◆ To do
How many lines in the data that follows contain the word "kvrow"? Only that number is needed.

◆ Extracted information
Content starts

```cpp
#pragma unroll
    for (int c2 = 0; c2 < 2; ++c2) {
      bf16x8 pa = *reinterpret_cast<const bf16x8*>(
          &ds_x[wave][ln][c2 * 16 + hi * 8]);
#pragma unroll
      for (int t = 0; t < NTO; ++t) {
        const int dcol = t * 32 + ln;
        bf16x8 bfrag = *reinterpret_cast<const bf16x8*>(
            &qt_lds[dcol][(c2 * 16 + hi * 8) ^ (dcol & 0x18)]);
        dk_acc[t] = __builtin_amdgcn_mfma_f32_32x32x16_bf16(
            pa, bfrag, dk_acc[t], 0, 0, 0);
      }
    }
  }

  if (!kv_active) return;
#pragma unroll
  for (int r = 0; r < 16; ++r) {
    const int kvrow = kv0w + (r & 3) + 8 * (r >> 2) + 4 * hi;
#pragma unroll
    for (int t = 0; t < NTO; ++t) {
      dKp[(long)kvrow * gs.r + t * 32 + ln] = __float2bfloat16(dk_acc[t][r]);
      dVp[(long)kvrow * gs.r + t * 32 + ln] = __float2bfloat16(dv_acc[t][r]);
    }
  }
}

template <int D, bool CAUSAL, bool HAS_DROP>
static void launch_bwd_v3(const void* q, const void* k, const void* v,
                          const void* o, const void* dout, const float* lse,
                          void* dq, void* dk, void* dv, float* delta_ws,
                          const int* klens, FaStrides qs, FaStrides os,
                          FaStrides dos, FaStrides gs, int b, int h, int s,
                          float scale, unsigned int dth, float ksc,
                          unsigned long long seed, hipStream_t stream) {
  {
    int bx = (s + 31) / 32;
    if (bx > 16) bx = 16;
    hipLaunchKernelGGL((flash_delta_v3_kernel<D>), dim3(bx, h, b), dim3(256),
                       0, stream, (const bf16_t*)dout, (const bf16_t*)o,
                       delta_ws, dos, os, h, s);
  }
  dim3 grid((s + V3_QBLK - 1) / V3_QBLK, h, b);
  dim3 block(FA_WAVES * 64);
  hipLaunchKernelGGL((flash_attn_bwd_dq_v3_kernel<D, CAUSAL, HAS_DROP>),
                     grid, block, 0, stream, (const bf16_t*)q,
                     (const bf16_t*)k, (const bf16_t*)v, (const bf16_t*)dout,
                     lse, delta_ws, (bf16_t*)dq, klens, qs, dos, gs, b, h, s,
                     scale, dth, ksc, seed);
  hipLaunchKernelGGL((flash_attn_bwd_dkv_v3_kernel<D, CAUSAL, HAS_DROP>),
                     grid, block, 0, stream, (const bf16_t*)q,
                     (const bf16_t*)k, (const bf16_t*)v, (const bf16_t*)dout,
                     lse, delta_ws, (bf16_t*)dk, (bf16_t*)dv, klens, qs, dos,
                     gs, b, h, s, scale, dth, ksc, seed);
}

extern "C" void fs_flash_attn_bwd_v3_strided(
    const void* q, const void* k, const void* v, const void* o,
    const void* dout, const float* lse, void* dq, void* dk, void* dv,
    float* delta_ws, const int* klens, const long* qs3, const long* os3,
    const long* dos3, const long* gs3, int b, int h, int s, int d,
    int causal, float scale, float drop_p, unsigned long long seed,
    hipStream_t stream) {
  const FaStrides qs{qs3[0], qs3[1], qs3[2]};
  const FaStrides os{os3[0], os3[1], os3[2]};
  const FaStrides dos{dos3[0], dos3[1], dos3[2]};
  const FaStrides gs{gs3[0], gs3[1], gs3[2]};
  const unsigned int dth =
      (drop_p > 0.f) ? (unsigned int)(drop_p * 4294967296.0) : 0u;
  const float ksc = (drop_p > 0.f) ? 1.f / (1.f - drop_p) : 1.f;
#define BWD3(DD, CC, DR) launch_bwd_v3<DD, CC, DR>( \
      q, k, v, o, dout, lse, dq, dk, dv, delta_ws, klens, qs, os, dos, gs, \
      b, h, s, scale, dth, ksc, seed, stream)
  if (dth) {
    if (d == 128 && causal) BWD3(128, true, true);
    else if (d == 128) BWD3(128, false, true);
    else if (d == 96 && causal) BWD3(96, true, true);
    else if (d == 96) BWD3(96, false, true);
    else if (d == 64 && causal) BWD3(64, true, true);
    else BWD3(64, false, true);
  } else {
    if (d == 128 && causal) BWD3(128, true, false);
    else if (d == 128) BWD3(128, false, false);
    else if (d == 96 && causal) BWD3(96, true, false);
    else if (d == 96) BWD3(96, false, false);
    else if (d == 64 && causal) BWD3(64, true, false);
    else BWD3(64, false, false);
  }
#undef BWD3
}

extern "C" void fs_flash_attn_bwd_v3(const void* q, const void* k,
// ... 14 lines not shown
```

Before: 9889 tokens/s.

## Use LDS transpose reads in flash-attention v3 kernels instead of transposed copies

Stores V (forward) and K/Q/dO (backward) in LDS only in row-major swizzled form and reads the transposed MFMA B-operand fragments with ds_read_tr16_b64. This drops the scalar element-by-element transpose stores into separate transposed LDS arrays. The change also skips fully masked causal KV tiles per wave, double-buffers K/V in the dQ kernel with register prefetch, and hoists K/V fragments out of the q-tile loop in the dK/dV kernel. It depends on new swizzle/address math and the gfx950 transpose-read builtin being correct, and it narrows the LDS waitcnt.

```diff
diff --git a/fengshen_amd/ops/csrc/flash_attn.hip b/fengshen_amd/ops/csrc/flash_attn.hip
--- a/fengshen_amd/ops/csrc/flash_attn.hip
+++ b/fengshen_amd/ops/csrc/flash_attn.hip
@@ -906,6 +906,45 @@
   long b, h, r;
 };
 
+typedef __attribute__((ext_vector_type(4))) short bf16x4;
+typedef __attribute__((address_space(3))) bf16x4 lds_bf16x4;
+
+template <int SWB>
+__device__ __forceinline__ int v3_off(int row, int ch) {
+  static_assert(SWB == 256 || SWB == 128, "row stride");
+  if (SWB == 256)
+    return 256 * row + 16 * (ch ^ (((row & 3) << 2) | ((row >> 2) & 3)));
+  return 128 * row + 16 * (ch ^ ((((row >> 1) & 1) << 2) | ((row >> 2) & 3)));
+}
+
+template <int SWB>
+__device__ __forceinline__ int v3_tr_addr(int lane, int row0, int col0) {
+  const int i = lane & 15;
+  const int col = col0 + 16 * ((lane >> 4) & 1) + 4 * (i & 3);
+  return v3_off<SWB>(row0 + (i >> 2), col >> 3) + 2 * (col & 7);
+}
+
+__device__ __forceinline__ bf16x8 v3_tr_frag(const char* a0, const char* a1) {
+  const bf16x4 lo = __builtin_amdgcn_ds_read_tr16_b64_v4i16((lds_bf16x4*)a0);
+  const bf16x4 hi = __builtin_amdgcn_ds_read_tr16_b64_v4i16((lds_bf16x4*)a1);
+  return __builtin_shufflevector(lo, hi, 0, 1, 2, 3, 4, 5, 6, 7);
+}
+
+template <int SWB>
+__device__ __forceinline__ bf16x8 v3_tr_bfrag(const char* rows, int tbase,
+                                              int t) {
+  const int a0 = tbase ^ (64 * t);
+  return v3_tr_frag(rows + a0, rows + (a0 ^ 16) + 4 * SWB);
+}
+
+__device__ __forceinline__ void v3_wait_lds() {
+  __builtin_amdgcn_s_waitcnt(0xC07F);
+}
+
+__device__ __forceinline__ int dkv_xoff(int row, int u) {
+  return 64 * row + 8 * (u ^ ((row >> 1) & 7));
+}
+
 template <int D>
 __global__ __launch_bounds__(256)
 void flash_delta_v3_kernel(const bf16_t* __restrict__ dO,
@@ -947,8 +986,10 @@
   constexpr int NTO = D / 32;
   constexpr int SWB = fa_swb(D);
 
-  __shared__ char k_raw[2][V3_KVBLK * SWB];
-  __shared__ short vt_lds[2][D][V3_KVBLK + FA_VPAD];
+  __shared__ __attribute__((aligned(16)))
+  char k_raw[2][V3_KVBLK * SWB];
+  __shared__ __attribute__((aligned(16)))
+  char v_raw[2][V3_KVBLK * SWB];
 
   const int lane = threadIdx.x & 63;
   const int wave = threadIdx.x >> 6;
@@ -1023,13 +1064,14 @@
         const int kc = i % D;
         *reinterpret_cast<bf16x8*>(
             k_raw[0] + kr * SWB + kswz(kr, kc * 2)) = k_reg[sweep];
-        bf16x8 vv = v_reg[sweep];
-#pragma unroll
-        for (int j = 0; j < 8; ++j)
-          vt_lds[0][kc + j][kr ^ ((kc + j) & 0x38)] = vv[j];
-      }
-    }
-  }
+        *reinterpret_cast<bf16x8*>(
+            v_raw[0] + v3_off<SWB>(kr, kc >> 3)) = v_reg[sweep];
+      }
+    }
+  }
+  const int v_tr = v3_tr_addr<SWB>(lane, 8 * hi, 0);
+  const int q_last_w = __builtin_amdgcn_readfirstlane(q0c) + 31;
+
   int cur = 0;
   for (int kt = 0; kt < n_kv_tiles; ++kt) {
     const int k_base = kt * V3_KVBLK;
@@ -1048,114 +1090,115 @@
       }
     }
 
-    f32x16 st[2];
-#pragma unroll
-    for (int nt = 0; nt < 2; ++nt) {
-#pragma unroll
-      for (int r = 0; r < 16; ++r) st[nt][r] = 0.f;
-    }
-#pragma unroll
-    for (int nt = 0; nt < 2; ++nt) {
-      const int krow = nt * 32 + ln;
-#pragma unroll
-      for (int c = 0; c < NC; ++c) {
-        bf16x8 a = *reinterpret_cast<const bf16x8*>(
-            k_raw[cur] + krow * SWB + kswz(krow, (c * 16 + hi * 8) * 2));
-        st[nt] = __builtin_amdgcn_mfma_f32_32x32x16_bf16(a, q_frag[c],
-                                                         st[nt], 0, 0, 0);
-      }
-    }
-
-    float p[32];
-    float tmax = -INFINITY;
-#pragma unroll
-    for (int nt = 0; nt < 2; ++nt) {
-#pragma unroll
-      for (int r = 0; r < 16; ++r) {
-        const int kcol = k_base + nt * 32 + (r & 3) + 8 * (r >> 2) + 4 * hi;
-        float v = st[nt][r];
-        if (CAUSAL ? (kcol > my_q) : (kcol >= klen)) v = -INFINITY;
-        p[nt * 16 + r] = v;
-        tmax = fmaxf(tmax, v);
-      }
-    }
-    tmax = fmaxf(tmax, __shfl_xor(tmax, 32, 64));
-    const float m_new = fmaxf(m_run, tmax);
-    const float alpha = (m_run == -INFINITY) ? 0.f : __expf(m_run - m_new);
-    const bool rescale = (m_new != m_run);
-    m_run = m_new;
-    float rs = 0.f;
-#pragma unroll
-    for (int i = 0; i < 32; ++i) {
-      float e = (p[i] == -INFINITY) ? 0.f : __expf(p[i] - m_new);
-      p[i] = e;
-      rs += e;
-    }
-    rs += __shfl_xor(rs, 32, 64);
-    l_run = l_run * alpha + rs;
-
-    if (HAS_DROP && drop_thresh) {
-      const unsigned long long qi =
-          (bh * (unsigned long long)s + my_q) * (unsigned long long)s;
+    if (!CAUSAL || k_base <= q_last_w) {
+      f32x16 st[2];
 #pragma unroll
       for (int nt = 0; nt < 2; ++nt) {
 #pragma unroll
+        for (int r = 0; r < 16; ++r) st[nt][r] = 0.f;
+      }
+#pragma unroll
+      for (int nt = 0; nt < 2; ++nt) {
+        const int krow = nt * 32 + ln;
+#pragma unroll
+        for (int c = 0; c < NC; ++c) {
+          bf16x8 a = *reinterpret_cast<const bf16x8*>(
+              k_raw[cur] + krow * SWB + kswz(krow, (c * 16 + hi * 8) * 2));
+          st[nt] = __builtin_amdgcn_mfma_f32_32x32x16_bf16(a, q_frag[c],
+                                                           st[nt], 0, 0, 0);
+        }
+      }
+
+      float p[32];
+      float tmax = -INFINITY;
+#pragma unroll
+      for (int nt = 0; nt < 2; ++nt) {
+#pragma unroll
         for (int r = 0; r < 16; ++r) {
-          const int kcol =
-              k_base + nt * 32 + (r & 3) + 8 * (r >> 2) + 4 * hi;
-          float& pv = p[nt * 16 + r];
-          pv = (fa_hash(drop_seed, qi + kcol) < drop_thresh)
-                   ? 0.f : pv * keep_scale;
-        }
-      }
-    }
-
-    if (__any(rescale)) {
-#pragma unroll
-      for (int r = 0; r < 16; ++r) {
-        const float al = __shfl(alpha, (r & 3) + 8 * (r >> 2) + 4 * hi, 64);
-#pragma unroll
-        for (int t = 0; t < NTO; ++t) o_acc[t][r] *= al;
-      }
-    }
-
-    unsigned int pw[8][2];
-#pragma unroll
-    for (int G = 0; G < 8; ++G) {
-      const int base = (G >> 2) * 16 + (G & 3) * 4;
-#pragma unroll
-      for (int k = 0; k < 2; ++k) {
-        const unsigned int lo =
-            (unsigned short)fa_bf16bits(p[base + 2 * k]);
-        const unsigned int hi_b =
-            (unsigned short)fa_bf16bits(p[base + 2 * k + 1]);
-        pw[G][k] = (hi_b << 16) | lo;
-      }
-    }
-
-#pragma unroll
-    for (int c2 = 0; c2 < 4; ++c2) {
-      unsigned int paw[4];
-#pragma unroll
-      for (int k = 0; k < 2; ++k) {
-        auto pr = __builtin_amdgcn_permlane32_swap(
-            (int)pw[2 * c2][k], (int)pw[2 * c2 + 1][k], false, false);
-        paw[k] = (unsigned int)pr[0];
-        paw[k + 2] = (unsigned int)pr[1];
-      }
-      bf16x8 pa;
-#pragma unroll
-      for (int k = 0; k < 4; ++k) {
-        pa[2 * k] = (short)(paw[k] & 0xFFFF);
-        pa[2 * k + 1] = (short)(paw[k] >> 16);
-      }
-#pragma unroll
-      for (int t = 0; t < NTO; ++t) {
-        const int dcol = t * 32 + ln;
-        bf16x8 vb = *reinterpret_cast<const bf16x8*>(
-            &vt_lds[cur][dcol][(c2 * 16 + hi * 8) ^ (dcol & 0x38)]);
-        o_acc[t] = __builtin_amdgcn_mfma_f32_32x32x16_bf16(pa, vb, o_acc[t],
-                                                           0, 0, 0);
+          const int kcol = k_base + nt * 32 + (r & 3) + 8 * (r >> 2) + 4 * hi;
+          float v = st[nt][r];
+          if (CAUSAL ? (kcol > my_q) : (kcol >= klen)) v = -INFINITY;
+          p[nt * 16 + r] = v;
+          tmax = fmaxf(tmax, v);
+        }
+      }
+      tmax = fmaxf(tmax, __shfl_xor(tmax, 32, 64));
+      const float m_new = fmaxf(m_run, tmax);
+      const float alpha = (m_run == -INFINITY) ? 0.f : __expf(m_run - m_new);
+      const bool rescale = (m_new != m_run);
+      m_run = m_new;
+      float rs = 0.f;
+#pragma unroll
+      for (int i = 0; i < 32; ++i) {
+        float e = (p[i] == -INFINITY) ? 0.f : __expf(p[i] - m_new);
+        p[i] = e;
+        rs += e;
+      }
+      rs += __shfl_xor(rs, 32, 64);
+      l_run = l_run * alpha + rs;
+
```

Content ends

◆ Output for this task
3